Data excerpts
:::::
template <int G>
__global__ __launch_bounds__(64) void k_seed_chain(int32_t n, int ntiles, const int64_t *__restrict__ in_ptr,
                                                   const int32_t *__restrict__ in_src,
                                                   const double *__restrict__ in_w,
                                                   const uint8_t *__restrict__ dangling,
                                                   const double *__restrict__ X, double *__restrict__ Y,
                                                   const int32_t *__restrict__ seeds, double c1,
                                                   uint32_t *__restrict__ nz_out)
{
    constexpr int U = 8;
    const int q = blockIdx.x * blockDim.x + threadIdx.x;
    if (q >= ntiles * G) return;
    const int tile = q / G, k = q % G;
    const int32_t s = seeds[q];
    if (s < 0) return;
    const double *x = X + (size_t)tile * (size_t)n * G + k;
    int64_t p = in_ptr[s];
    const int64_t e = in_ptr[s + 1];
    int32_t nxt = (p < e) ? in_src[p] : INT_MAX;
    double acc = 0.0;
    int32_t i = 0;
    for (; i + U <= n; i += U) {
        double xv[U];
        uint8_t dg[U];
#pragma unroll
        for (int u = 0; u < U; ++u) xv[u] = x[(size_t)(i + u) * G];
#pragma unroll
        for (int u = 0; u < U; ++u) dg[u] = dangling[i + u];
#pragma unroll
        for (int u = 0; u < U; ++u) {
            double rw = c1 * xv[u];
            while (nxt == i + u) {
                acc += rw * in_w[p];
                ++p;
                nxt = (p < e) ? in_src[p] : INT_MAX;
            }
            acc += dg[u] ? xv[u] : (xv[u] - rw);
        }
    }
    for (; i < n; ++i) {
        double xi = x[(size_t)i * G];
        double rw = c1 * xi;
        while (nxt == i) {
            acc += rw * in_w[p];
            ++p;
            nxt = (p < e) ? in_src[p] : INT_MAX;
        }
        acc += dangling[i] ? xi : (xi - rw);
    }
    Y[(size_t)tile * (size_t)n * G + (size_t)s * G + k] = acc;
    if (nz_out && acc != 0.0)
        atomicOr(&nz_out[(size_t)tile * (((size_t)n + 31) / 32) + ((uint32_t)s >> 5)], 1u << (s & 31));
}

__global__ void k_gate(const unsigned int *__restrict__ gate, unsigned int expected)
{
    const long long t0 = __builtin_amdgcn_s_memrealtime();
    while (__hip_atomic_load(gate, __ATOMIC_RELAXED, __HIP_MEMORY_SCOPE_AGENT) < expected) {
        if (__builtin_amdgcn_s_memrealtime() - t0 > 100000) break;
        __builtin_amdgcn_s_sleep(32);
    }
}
:::::
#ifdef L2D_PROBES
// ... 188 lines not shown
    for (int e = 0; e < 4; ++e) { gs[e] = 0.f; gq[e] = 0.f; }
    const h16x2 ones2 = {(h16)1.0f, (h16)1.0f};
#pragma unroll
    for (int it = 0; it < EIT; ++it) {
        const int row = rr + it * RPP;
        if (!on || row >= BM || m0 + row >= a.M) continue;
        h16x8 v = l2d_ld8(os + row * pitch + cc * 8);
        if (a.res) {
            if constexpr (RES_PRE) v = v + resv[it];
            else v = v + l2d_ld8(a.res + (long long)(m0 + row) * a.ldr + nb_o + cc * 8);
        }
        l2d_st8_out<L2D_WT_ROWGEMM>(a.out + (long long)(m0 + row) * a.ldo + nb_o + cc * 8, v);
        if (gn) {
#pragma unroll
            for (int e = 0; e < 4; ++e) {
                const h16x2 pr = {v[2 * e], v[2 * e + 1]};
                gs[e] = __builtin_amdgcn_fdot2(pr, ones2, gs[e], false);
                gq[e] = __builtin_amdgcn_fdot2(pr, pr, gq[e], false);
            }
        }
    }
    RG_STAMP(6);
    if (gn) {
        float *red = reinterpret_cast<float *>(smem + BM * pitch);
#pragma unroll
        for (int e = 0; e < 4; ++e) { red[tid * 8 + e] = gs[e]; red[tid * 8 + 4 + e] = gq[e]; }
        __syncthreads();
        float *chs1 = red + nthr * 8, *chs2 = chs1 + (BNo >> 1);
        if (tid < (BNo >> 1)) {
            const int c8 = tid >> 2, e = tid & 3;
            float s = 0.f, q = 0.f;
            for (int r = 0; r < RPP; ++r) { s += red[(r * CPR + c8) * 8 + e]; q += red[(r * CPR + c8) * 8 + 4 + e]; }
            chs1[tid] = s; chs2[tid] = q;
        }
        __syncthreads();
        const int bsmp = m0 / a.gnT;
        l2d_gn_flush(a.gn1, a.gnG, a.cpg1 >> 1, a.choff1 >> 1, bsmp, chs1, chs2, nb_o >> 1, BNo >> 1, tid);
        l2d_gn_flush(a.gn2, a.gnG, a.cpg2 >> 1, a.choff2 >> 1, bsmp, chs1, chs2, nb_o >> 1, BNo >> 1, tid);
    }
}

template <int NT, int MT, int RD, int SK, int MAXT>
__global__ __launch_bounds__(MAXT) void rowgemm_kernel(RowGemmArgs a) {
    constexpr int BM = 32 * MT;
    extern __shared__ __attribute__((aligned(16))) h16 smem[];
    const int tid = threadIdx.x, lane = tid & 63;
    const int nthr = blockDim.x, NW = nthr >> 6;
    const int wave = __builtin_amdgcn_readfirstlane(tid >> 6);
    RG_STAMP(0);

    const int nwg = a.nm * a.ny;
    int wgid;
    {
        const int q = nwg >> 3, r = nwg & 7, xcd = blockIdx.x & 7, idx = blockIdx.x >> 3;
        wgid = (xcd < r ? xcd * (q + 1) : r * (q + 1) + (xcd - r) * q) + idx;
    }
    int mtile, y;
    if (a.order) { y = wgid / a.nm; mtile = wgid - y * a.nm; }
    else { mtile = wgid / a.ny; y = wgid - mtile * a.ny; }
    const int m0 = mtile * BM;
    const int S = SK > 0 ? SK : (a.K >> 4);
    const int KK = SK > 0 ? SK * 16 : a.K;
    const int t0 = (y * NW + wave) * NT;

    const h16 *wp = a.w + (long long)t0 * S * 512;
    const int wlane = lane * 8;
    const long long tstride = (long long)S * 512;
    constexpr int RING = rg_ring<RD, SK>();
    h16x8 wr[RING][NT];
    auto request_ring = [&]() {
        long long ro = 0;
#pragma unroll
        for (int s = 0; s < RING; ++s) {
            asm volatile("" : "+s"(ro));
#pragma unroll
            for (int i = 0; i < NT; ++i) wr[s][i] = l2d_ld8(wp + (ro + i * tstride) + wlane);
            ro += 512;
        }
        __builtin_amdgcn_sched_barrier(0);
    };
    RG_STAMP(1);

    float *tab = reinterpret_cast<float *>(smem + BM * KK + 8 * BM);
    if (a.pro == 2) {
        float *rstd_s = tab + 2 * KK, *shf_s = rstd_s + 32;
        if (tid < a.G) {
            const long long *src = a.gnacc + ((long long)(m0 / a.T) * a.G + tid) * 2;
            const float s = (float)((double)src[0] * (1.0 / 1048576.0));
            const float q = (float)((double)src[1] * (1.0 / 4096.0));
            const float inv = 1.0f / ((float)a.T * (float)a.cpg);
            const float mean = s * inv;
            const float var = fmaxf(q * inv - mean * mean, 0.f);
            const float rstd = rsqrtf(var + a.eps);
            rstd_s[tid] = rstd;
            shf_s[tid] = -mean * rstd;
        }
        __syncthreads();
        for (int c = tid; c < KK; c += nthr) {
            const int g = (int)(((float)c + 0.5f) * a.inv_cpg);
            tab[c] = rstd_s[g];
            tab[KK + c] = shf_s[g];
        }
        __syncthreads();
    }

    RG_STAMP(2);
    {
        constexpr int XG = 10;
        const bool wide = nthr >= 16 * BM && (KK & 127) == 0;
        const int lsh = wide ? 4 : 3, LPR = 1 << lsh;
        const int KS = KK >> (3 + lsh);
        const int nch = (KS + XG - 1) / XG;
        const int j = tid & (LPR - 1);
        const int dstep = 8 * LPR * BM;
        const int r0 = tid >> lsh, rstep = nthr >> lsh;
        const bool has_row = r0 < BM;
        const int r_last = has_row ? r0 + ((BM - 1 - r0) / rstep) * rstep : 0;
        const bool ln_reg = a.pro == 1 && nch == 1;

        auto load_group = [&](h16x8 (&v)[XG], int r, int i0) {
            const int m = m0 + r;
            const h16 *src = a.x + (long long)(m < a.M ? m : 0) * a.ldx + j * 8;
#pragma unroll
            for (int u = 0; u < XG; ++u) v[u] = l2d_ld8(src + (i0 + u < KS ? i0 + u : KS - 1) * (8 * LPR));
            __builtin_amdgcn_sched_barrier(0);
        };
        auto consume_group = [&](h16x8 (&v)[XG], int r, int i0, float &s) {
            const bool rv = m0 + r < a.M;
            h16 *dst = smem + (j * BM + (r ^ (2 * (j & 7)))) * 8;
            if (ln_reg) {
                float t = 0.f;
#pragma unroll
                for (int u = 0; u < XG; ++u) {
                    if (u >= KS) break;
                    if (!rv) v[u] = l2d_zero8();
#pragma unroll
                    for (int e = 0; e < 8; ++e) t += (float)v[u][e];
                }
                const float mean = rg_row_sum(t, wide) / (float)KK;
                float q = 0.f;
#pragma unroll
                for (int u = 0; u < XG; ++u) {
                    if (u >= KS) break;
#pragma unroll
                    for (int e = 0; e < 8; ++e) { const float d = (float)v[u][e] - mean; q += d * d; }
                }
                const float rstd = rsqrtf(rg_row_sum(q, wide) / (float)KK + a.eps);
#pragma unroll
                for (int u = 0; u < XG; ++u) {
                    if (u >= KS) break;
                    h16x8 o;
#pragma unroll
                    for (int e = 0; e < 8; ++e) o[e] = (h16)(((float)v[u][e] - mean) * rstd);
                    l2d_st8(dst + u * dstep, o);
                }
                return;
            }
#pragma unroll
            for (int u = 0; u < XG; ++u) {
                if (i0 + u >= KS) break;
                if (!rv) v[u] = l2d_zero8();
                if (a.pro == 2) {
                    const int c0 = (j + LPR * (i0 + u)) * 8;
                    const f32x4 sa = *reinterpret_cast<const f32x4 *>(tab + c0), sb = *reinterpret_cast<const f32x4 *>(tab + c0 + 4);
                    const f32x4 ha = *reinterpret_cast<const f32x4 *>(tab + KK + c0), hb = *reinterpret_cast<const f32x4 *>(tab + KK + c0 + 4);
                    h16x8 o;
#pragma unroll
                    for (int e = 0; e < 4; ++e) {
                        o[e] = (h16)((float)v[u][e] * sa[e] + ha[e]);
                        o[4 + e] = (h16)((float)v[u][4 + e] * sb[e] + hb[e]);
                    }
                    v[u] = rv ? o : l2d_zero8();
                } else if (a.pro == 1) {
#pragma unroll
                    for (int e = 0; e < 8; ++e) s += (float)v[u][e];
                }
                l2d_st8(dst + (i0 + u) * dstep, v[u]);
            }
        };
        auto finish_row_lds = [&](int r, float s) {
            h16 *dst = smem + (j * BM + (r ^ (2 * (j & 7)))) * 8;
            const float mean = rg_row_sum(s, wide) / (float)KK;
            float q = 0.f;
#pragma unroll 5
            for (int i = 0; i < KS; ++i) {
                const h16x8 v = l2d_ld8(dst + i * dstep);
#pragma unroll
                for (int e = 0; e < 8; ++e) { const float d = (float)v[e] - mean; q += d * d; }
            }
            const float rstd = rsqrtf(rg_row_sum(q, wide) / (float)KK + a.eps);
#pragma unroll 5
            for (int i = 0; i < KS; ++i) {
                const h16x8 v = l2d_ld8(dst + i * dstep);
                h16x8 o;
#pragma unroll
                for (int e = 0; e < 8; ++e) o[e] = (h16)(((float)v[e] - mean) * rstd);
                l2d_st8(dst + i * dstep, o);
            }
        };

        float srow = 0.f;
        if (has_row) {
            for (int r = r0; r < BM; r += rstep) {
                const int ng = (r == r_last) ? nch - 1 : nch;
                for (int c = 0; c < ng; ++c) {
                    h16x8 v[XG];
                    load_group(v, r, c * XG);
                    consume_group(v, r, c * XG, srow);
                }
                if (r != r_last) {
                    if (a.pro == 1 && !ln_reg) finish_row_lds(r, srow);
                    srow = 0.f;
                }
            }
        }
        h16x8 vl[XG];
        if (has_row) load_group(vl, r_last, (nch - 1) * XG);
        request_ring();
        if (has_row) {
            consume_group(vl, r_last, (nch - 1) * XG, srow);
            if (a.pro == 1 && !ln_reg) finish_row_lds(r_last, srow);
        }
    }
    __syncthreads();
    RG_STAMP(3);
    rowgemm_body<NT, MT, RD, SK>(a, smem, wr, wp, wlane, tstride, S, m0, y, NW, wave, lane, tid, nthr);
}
:::::
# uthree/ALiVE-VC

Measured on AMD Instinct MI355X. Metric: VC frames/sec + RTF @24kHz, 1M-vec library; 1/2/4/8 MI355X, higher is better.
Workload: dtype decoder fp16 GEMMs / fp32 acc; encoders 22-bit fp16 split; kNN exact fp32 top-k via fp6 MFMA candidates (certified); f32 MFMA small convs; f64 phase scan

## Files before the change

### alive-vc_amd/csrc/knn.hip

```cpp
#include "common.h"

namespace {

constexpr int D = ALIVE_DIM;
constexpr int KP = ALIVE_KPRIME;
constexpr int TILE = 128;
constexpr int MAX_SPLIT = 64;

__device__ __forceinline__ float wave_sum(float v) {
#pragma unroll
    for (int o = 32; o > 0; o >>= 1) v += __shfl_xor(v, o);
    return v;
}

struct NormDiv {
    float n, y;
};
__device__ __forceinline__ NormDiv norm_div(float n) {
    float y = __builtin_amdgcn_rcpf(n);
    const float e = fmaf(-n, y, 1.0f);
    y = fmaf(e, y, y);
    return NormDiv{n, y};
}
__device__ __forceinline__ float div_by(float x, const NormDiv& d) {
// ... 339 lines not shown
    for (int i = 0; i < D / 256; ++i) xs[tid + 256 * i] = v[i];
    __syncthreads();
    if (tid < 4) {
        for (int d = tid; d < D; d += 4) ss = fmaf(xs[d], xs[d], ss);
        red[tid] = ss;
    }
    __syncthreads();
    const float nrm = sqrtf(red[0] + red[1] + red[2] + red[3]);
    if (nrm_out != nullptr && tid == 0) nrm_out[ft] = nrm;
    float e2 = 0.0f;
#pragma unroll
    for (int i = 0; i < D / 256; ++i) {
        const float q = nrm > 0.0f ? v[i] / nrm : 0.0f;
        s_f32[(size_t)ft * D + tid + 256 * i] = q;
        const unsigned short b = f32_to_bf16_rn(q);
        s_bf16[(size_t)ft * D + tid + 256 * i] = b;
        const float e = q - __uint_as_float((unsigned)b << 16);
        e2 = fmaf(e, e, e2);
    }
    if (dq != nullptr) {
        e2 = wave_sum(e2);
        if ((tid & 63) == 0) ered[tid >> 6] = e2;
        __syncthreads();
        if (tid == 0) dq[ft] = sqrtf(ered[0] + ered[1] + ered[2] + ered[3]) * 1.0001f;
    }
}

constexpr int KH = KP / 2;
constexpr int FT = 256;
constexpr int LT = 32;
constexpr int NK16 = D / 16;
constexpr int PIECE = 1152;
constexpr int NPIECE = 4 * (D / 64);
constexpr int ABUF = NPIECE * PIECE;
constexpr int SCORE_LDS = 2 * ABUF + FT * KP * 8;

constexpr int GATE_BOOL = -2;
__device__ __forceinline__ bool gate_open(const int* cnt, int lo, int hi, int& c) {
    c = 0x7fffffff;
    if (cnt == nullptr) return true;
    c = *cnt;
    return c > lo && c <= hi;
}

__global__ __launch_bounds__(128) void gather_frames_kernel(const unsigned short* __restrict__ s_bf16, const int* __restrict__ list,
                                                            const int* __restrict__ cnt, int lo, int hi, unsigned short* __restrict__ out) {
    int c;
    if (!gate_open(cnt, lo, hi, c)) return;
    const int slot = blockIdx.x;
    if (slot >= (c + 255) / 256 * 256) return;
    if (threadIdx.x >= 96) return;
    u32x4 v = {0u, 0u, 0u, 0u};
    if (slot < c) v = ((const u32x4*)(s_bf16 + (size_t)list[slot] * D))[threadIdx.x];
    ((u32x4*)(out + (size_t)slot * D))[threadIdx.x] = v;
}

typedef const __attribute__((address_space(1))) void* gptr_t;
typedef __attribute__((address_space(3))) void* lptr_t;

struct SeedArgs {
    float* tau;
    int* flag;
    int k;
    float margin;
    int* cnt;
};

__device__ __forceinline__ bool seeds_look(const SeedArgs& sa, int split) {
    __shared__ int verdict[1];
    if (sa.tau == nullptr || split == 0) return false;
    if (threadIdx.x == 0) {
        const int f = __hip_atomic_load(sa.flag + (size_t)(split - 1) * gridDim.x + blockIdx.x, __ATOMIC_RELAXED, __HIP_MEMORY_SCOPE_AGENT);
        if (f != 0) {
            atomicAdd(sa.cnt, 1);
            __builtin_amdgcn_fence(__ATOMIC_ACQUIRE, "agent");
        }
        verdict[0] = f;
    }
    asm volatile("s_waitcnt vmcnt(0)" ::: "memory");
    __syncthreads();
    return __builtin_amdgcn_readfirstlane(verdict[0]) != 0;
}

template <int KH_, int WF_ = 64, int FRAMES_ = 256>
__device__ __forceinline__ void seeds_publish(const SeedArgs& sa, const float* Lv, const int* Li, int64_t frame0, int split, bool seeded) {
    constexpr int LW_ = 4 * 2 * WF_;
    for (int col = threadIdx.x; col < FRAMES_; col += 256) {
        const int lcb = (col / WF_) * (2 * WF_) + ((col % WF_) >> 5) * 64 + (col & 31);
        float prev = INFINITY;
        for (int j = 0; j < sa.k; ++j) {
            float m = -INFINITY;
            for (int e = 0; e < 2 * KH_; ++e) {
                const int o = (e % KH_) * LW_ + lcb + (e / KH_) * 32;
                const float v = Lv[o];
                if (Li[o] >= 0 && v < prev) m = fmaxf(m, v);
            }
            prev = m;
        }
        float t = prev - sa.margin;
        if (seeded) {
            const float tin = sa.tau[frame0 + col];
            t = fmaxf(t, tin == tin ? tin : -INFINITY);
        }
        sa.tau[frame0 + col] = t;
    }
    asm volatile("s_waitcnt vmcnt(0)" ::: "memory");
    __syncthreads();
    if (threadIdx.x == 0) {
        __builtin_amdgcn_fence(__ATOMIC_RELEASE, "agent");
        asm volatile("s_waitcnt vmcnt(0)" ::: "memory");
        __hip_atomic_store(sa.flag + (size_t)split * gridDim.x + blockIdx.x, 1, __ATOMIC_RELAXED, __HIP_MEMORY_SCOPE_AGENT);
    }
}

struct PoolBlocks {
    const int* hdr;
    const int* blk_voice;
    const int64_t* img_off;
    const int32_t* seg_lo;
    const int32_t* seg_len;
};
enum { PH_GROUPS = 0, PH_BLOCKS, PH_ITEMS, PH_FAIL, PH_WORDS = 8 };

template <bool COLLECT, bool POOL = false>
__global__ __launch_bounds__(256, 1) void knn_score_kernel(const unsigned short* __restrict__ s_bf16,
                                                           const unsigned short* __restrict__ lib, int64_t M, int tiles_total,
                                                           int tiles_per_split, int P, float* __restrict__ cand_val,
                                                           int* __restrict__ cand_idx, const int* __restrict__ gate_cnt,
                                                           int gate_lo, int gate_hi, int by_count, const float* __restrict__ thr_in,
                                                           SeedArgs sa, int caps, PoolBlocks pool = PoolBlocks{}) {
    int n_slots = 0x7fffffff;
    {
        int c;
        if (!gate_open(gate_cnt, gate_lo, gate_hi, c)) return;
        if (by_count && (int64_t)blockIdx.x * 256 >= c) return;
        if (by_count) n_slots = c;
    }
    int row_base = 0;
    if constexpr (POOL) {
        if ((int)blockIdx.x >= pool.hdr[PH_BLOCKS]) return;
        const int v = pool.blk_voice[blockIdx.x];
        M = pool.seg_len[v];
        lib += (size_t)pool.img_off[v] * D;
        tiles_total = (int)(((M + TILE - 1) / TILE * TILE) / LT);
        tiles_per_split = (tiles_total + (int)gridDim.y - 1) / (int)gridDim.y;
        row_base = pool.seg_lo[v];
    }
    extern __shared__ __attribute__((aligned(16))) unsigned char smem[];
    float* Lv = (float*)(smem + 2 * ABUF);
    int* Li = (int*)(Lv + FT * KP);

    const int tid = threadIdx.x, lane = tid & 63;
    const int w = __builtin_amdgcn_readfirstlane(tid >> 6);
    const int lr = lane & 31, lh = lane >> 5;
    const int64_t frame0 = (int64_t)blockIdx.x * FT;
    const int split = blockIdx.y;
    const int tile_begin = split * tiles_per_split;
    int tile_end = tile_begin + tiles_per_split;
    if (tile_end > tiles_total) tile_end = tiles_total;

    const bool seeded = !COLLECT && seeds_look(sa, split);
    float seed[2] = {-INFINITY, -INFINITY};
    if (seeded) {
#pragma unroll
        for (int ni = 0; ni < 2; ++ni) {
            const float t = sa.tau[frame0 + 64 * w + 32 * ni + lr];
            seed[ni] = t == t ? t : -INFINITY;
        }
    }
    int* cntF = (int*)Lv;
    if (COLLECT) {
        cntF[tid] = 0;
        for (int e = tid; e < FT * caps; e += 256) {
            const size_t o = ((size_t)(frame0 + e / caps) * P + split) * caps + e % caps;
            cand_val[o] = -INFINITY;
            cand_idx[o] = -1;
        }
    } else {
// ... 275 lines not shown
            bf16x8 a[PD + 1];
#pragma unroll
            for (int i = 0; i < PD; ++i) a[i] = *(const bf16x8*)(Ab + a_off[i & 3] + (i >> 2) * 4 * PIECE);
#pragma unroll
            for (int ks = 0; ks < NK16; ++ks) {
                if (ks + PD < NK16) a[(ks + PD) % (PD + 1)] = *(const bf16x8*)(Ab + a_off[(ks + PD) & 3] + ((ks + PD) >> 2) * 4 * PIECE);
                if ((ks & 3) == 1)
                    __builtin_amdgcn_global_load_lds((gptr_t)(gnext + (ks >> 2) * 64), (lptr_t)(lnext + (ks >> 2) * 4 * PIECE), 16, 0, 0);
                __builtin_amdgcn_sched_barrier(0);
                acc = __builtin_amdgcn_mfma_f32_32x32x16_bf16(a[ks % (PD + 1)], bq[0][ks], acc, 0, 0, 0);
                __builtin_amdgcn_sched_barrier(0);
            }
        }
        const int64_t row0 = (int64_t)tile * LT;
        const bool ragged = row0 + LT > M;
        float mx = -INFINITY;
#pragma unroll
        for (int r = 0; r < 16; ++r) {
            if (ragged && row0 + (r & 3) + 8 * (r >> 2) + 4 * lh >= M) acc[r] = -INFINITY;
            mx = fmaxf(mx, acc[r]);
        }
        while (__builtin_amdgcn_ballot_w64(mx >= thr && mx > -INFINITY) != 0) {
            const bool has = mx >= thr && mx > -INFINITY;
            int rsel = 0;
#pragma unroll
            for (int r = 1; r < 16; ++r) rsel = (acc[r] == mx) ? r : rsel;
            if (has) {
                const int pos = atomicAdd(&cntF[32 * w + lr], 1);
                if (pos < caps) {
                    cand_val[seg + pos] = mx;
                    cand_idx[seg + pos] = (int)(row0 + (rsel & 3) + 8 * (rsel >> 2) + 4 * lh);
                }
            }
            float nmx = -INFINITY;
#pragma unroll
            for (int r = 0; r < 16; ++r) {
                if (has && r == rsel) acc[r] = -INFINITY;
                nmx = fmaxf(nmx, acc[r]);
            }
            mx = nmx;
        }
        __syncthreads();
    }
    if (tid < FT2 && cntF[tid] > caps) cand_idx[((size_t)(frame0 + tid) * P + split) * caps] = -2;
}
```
:::::
Problem to solve
Filter the entries by the string "aligned" and copy each matching line.

Output for this exercise
    extern __shared__ __attribute__((aligned(16))) h16 smem[];
    extern __shared__ __attribute__((aligned(16))) unsigned char smem[];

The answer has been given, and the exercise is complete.